**Task objective:** Once you find the line containing "i; tslot[(size_t)s *" in the data below, copy it and each following line exactly, up to and including the line containing "for (int32_t q = 1; q < W; ++q)", and nothing else.

☆ ☆ ☆ ☆ ☆ ☆ ☆

void* femfct_stream(femfct_ctx* ctx) { return ctx ? (void*)ctx->stream : nullptr; }

int femfct_set_solver(femfct_ctx* ctx, int solver, double rel_tol, int max_iters) {
    FEMFCT_ENTER(ctx);
    ARG_TRY(ctx, ctx, "null ctx");
    ARG_TRY(ctx, solver == FEMFCT_SOLVER_JACOBI || solver == FEMFCT_SOLVER_BICGSTAB, "unknown solver");
    ARG_TRY(ctx, rel_tol > 0 && rel_tol < 1 && max_iters >= 1, "bad tolerance / iteration cap");
    ctx->solver = solver;
    ctx->solver_user = solver;
    femfct_forget_bicgstab_handovers(ctx);
    ctx->rel_tol = rel_tol;
    ctx->max_iters = max_iters;
    if (ctx->sweep_budget > max_iters) ctx->sweep_budget = max_iters;
    femfct_forget_jacobi_budgets(ctx);
    femfct_drop_graphs(ctx);
    return FEMFCT_OK;
}

int femfct_set_fusion(femfct_ctx* ctx, int strips, int tiles) {
    FEMFCT_ENTER(ctx);
    ARG_TRY(ctx, ctx, "null ctx");
    HIP_TRY(ctx, hipStreamSynchronize(ctx->stream));
    ctx->use_strips = strips != 0;
    ctx->use_tiles = tiles != 0;
    femfct_drop_graphs(ctx);
    femfct_forget_jacobi_budgets(ctx);
    ctx->ws_batch = 0;
    return FEMFCT_OK;
}

int femfct_kernel_regime(const femfct_ctx* ctx, int32_t batch) {
    if (!ctx || ctx->n <= 0) return -1;
    if (femfct_mesh_step_wanted(ctx, batch)) return FEMFCT_REGIME_MESH;
    if (femfct_tile4_wanted(ctx, batch)) return FEMFCT_REGIME_PATCH64;
    TilePlan tp;
    if (ctx->use_strips && femfct_tile_plan(ctx, &tp, true, 0, batch)) return FEMFCT_REGIME_TILE32;
    StripPlan sp;
    if (femfct_strip_plan(ctx, &sp)) return FEMFCT_REGIME_STRIPS;
    return FEMFCT_REGIME_ROWS;
}

int femfct_patch_walkers(const femfct_ctx* ctx, int32_t batch, int32_t sweeps) {
    if (!ctx || ctx->n <= 0 || batch < 1 || !femfct_tile4_wanted(ctx, batch) || femfct_single_patch(ctx, batch)) return 0;
    return femfct_tile4_walkers(ctx, femfct_tile4_halo(ctx, sweeps > 0 ? sweeps : 36), batch, false);
}

int femfct_launch_info(const femfct_ctx* ctx, int32_t* out4_host) {
    if (!ctx || !out4_host) return FEMFCT_ERR_INVALID;
    for (int k = 0; k < 4; ++k) out4_host[k] = ctx->last_launch[k];
    return FEMFCT_OK;
}

int femfct_lowop_nonzero_fraction(femfct_ctx* ctx, double* fraction_host) {
    FEMFCT_ENTER(ctx);
    ARG_TRY(ctx, fraction_host, "null argument");
    *fraction_host = 1.0;
    if (!ctx->d_Lmask || ctx->n <= 0 || !ctx->l_mask || !femfct_tile4_wanted(ctx, 1) || !ctx->t4_dpp ||
        ctx->solver != FEMFCT_SOLVER_JACOBI)
        return FEMFCT_OK;
    unsigned long long* d_cnt = nullptr;
    HIP_TRY(ctx, hipMalloc((void**)&d_cnt, sizeof(unsigned long long)));
    hipLaunchKernelGGL(k_mask_popcount, dim3(1), dim3(256), 0, ctx->stream, (int64_t)ctx->n, ctx->d_Lmask + 1, d_cnt);
    unsigned long long cnt = 0;
    HIP_TRY(ctx, hipMemcpyAsync(&cnt, d_cnt, sizeof cnt, hipMemcpyDeviceToHost, ctx->stream));
    HIP_TRY(ctx, hipStreamSynchronize(ctx->stream));
    hipFree(d_cnt);
    *fraction_host = (double)cnt / (6.0 * (double)ctx->n);
    return FEMFCT_OK;
}

int femfct_set_graphs(femfct_ctx* ctx, int enable) {
    FEMFCT_ENTER(ctx);
    ARG_TRY(ctx, ctx, "null ctx");
    ctx->use_graphs = enable != 0;
    if (!enable) femfct_drop_graphs(ctx);
    return FEMFCT_OK;
}

int femfct_set_profiling(femfct_ctx* ctx, int enable) {
    FEMFCT_ENTER(ctx);
    ARG_TRY(ctx, ctx, "null ctx");
    HIP_TRY(ctx, hipStreamSynchronize(ctx->stream));
    for (auto& r : ctx->prof) { hipEventDestroy(r.a); hipEventDestroy(r.b); }
    ctx->prof.clear();
    ctx->prof_on = enable != 0;
    return FEMFCT_OK;
}

int femfct_profile_report(femfct_ctx* ctx, double* total_ms_host, int32_t* launches_host, int32_t n_classes) {
    FEMFCT_ENTER(ctx);
    ARG_TRY(ctx, ctx && total_ms_host && launches_host && n_classes >= KC_COUNT, "need >= 8 classes");
    HIP_TRY(ctx, hipStreamSynchronize(ctx->stream));
    for (int k = 0; k < n_classes; ++k) { total_ms_host[k] = 0.0; launches_host[k] = 0; }
    for (auto& r : ctx->prof) {
        float ms = 0.f;
        if (hipEventElapsedTime(&ms, r.a, r.b) == hipSuccess) {
            total_ms_host[r.cls] += ms;
            launches_host[r.cls] += 1;
        }
        hipEventDestroy(r.a);
        hipEventDestroy(r.b);
    }
    ctx->prof.clear();
    return FEMFCT_OK;
}

int femfct_malloc(femfct_ctx* ctx, void** dev_ptr, size_t bytes) {
    FEMFCT_ENTER(ctx);
    ARG_TRY(ctx, ctx && dev_ptr, "null argument");
    HIP_TRY(ctx, hipSetDevice(ctx->device));
    hipError_t e = hipMalloc(dev_ptr, bytes ? bytes : 8);
    if (e != hipSuccess) return femfct_fail(ctx, FEMFCT_ERR_NOMEM, "hipMalloc(%zu) failed: %s", bytes, hipGetErrorString(e));
    return FEMFCT_OK;
}
int femfct_free(femfct_ctx* ctx, void* p) {
    FEMFCT_ENTER(ctx);
    ARG_TRY(ctx, ctx, "null ctx");
    HIP_TRY(ctx, hipStreamSynchronize(ctx->stream));
    HIP_TRY(ctx, hipFree(p));
    return FEMFCT_OK;
}
int femfct_memcpy_h2d(femfct_ctx* ctx, void* d, const void* h, size_t bytes) {
    FEMFCT_ENTER(ctx);
    ARG_TRY(ctx, ctx && (bytes == 0 || (d && h)), "null argument");
    HIP_TRY(ctx, hipMemcpyAsync(d, h, bytes, hipMemcpyHostToDevice, ctx->stream));
    HIP_TRY(ctx, hipStreamSynchronize(ctx->stream));
    return FEMFCT_OK;
}
int femfct_memcpy_d2h(femfct_ctx* ctx, void* h, const void* d, size_t bytes) {
    FEMFCT_ENTER(ctx);
    ARG_TRY(ctx, ctx && (bytes == 0 || (d && h)), "null argument");
    HIP_TRY(ctx, hipMemcpyAsync(h, d, bytes, hipMemcpyDeviceToHost, ctx->stream));
    HIP_TRY(ctx, hipStreamSynchronize(ctx->stream));
    return FEMFCT_OK;
}
int femfct_memcpy_d2d(femfct_ctx* ctx, void* d, const void* s, size_t bytes) {
    FEMFCT_ENTER(ctx);
    ARG_TRY(ctx, ctx && (bytes == 0 || (d && s)), "null argument");
    HIP_TRY(ctx, hipMemcpyAsync(d, s, bytes, hipMemcpyDeviceToDevice, ctx->stream));
    return FEMFCT_OK;
}
int femfct_memset0(femfct_ctx* ctx, void* d, size_t bytes) {
    FEMFCT_ENTER(ctx);
    ARG_TRY(ctx, ctx && (bytes == 0 || d), "null argument");
    HIP_TRY(ctx, hipMemsetAsync(d, 0, bytes, ctx->stream));
    return FEMFCT_OK;
}

int femfct_set_pattern_csr(femfct_ctx* ctx, int32_t n, const int32_t* indptr, const int32_t* indices) {
    FEMFCT_ENTER(ctx);
    ARG_TRY(ctx, ctx && indptr && indices && n > 0, "null/empty pattern");
    HIP_TRY(ctx, hipSetDevice(ctx->device));
    HIP_TRY(ctx, hipStreamSynchronize(ctx->stream));
    femfct_release_pattern(ctx);
    ARG_TRY(ctx, indptr[0] == 0, "indptr[0] must be 0");
    int32_t W = 1;
    for (int32_t i = 0; i < n; ++i) {
        ARG_TRY(ctx, indptr[i + 1] >= indptr[i], "indptr not monotone");
        int32_t len = 0;
        bool diag = false;
        for (int32_t k = indptr[i]; k < indptr[i + 1]; ++k) {
            int32_t j = indices[k];
            ARG_TRY(ctx, j >= 0 && j < n, "column index out of range");
            if (j == i) diag = true; else ++len;
        }
        ARG_TRY(ctx, diag, "pattern must contain the full diagonal");
        W = std::max(W, len + 1);
    }
    if (W > FEMFCT_MAX_W) return femfct_fail(ctx, FEMFCT_ERR_INVALID, "row with %d entries exceeds FEMFCT_MAX_W=%d", W, FEMFCT_MAX_W);
    std::vector<int32_t> cols((size_t)W * n);
    std::vector<uint8_t> tslot((size_t)W * n);
    for (int32_t s = 0; s < W; ++s)
        for (int32_t i = 0; i < n; ++i) { cols[(size_t)s * n + i] = i; tslot[(size_t)s * n + i] = (uint8_t)s; }
    for (int32_t i = 0; i < n; ++i) {
        int32_t s = 1;
        for (int32_t k = indptr[i]; k < indptr[i + 1]; ++k) {
            int32_t j = indices[k];
            if (j == i) continue;
            for (int32_t q = 1; q < s; ++q)
                ARG_TRY(ctx, cols[(size_t)q * n + i] != j, "duplicate column in a row");
            cols[(size_t)s * n + i] = j;
            ++s;
        }
    }
    for (int32_t i = 0; i < n; ++i)
        for (int32_t s = 1; s < W; ++s) {
            int32_t j = cols[(size_t)s * n + i];
            if (j == i) continue;
            int32_t ts = -1;
            for (int32_t q = 1; q < W; ++q)
                if (cols[(size_t)q * n + j] == i) { ts = q; break; }
            if (ts < 0) return femfct_fail(ctx, FEMFCT_ERR_INVALID, "pattern not symmetric: (%d,%d) has no transpose", i, j);
            tslot[(size_t)s * n + i] = (uint8_t)ts;
        }
    int rc = femfct_install_pattern(ctx, n, W, cols, tslot);
    if (rc != FEMFCT_OK) return rc;
    ctx->h_indptr.assign(indptr, indptr + n + 1);
    ctx->h_indices.assign(indices, indices + indptr[n]);
    return build_csr_map(ctx);
}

☆ ☆ ☆ ☆ ☆ ☆ ☆

**Exercise answer:**
        for (int32_t i = 0; i < n; ++i) { cols[(size_t)s * n + i] = i; tslot[(size_t)s * n + i] = (uint8_t)s; }
    for (int32_t i = 0; i < n; ++i) {
        int32_t s = 1;
        for (int32_t k = indptr[i]; k < indptr[i + 1]; ++k) {
            int32_t j = indices[k];
            if (j == i) continue;
            for (int32_t q = 1; q < s; ++q)
                ARG_TRY(ctx, cols[(size_t)q * n + i] != j, "duplicate column in a row");
            cols[(size_t)s * n + i] = j;
            ++s;
        }
    }
    for (int32_t i = 0; i < n; ++i)
        for (int32_t s = 1; s < W; ++s) {
            int32_t j = cols[(size_t)s * n + i];
            if (j == i) continue;
            int32_t ts = -1;
            for (int32_t q = 1; q < W; ++q)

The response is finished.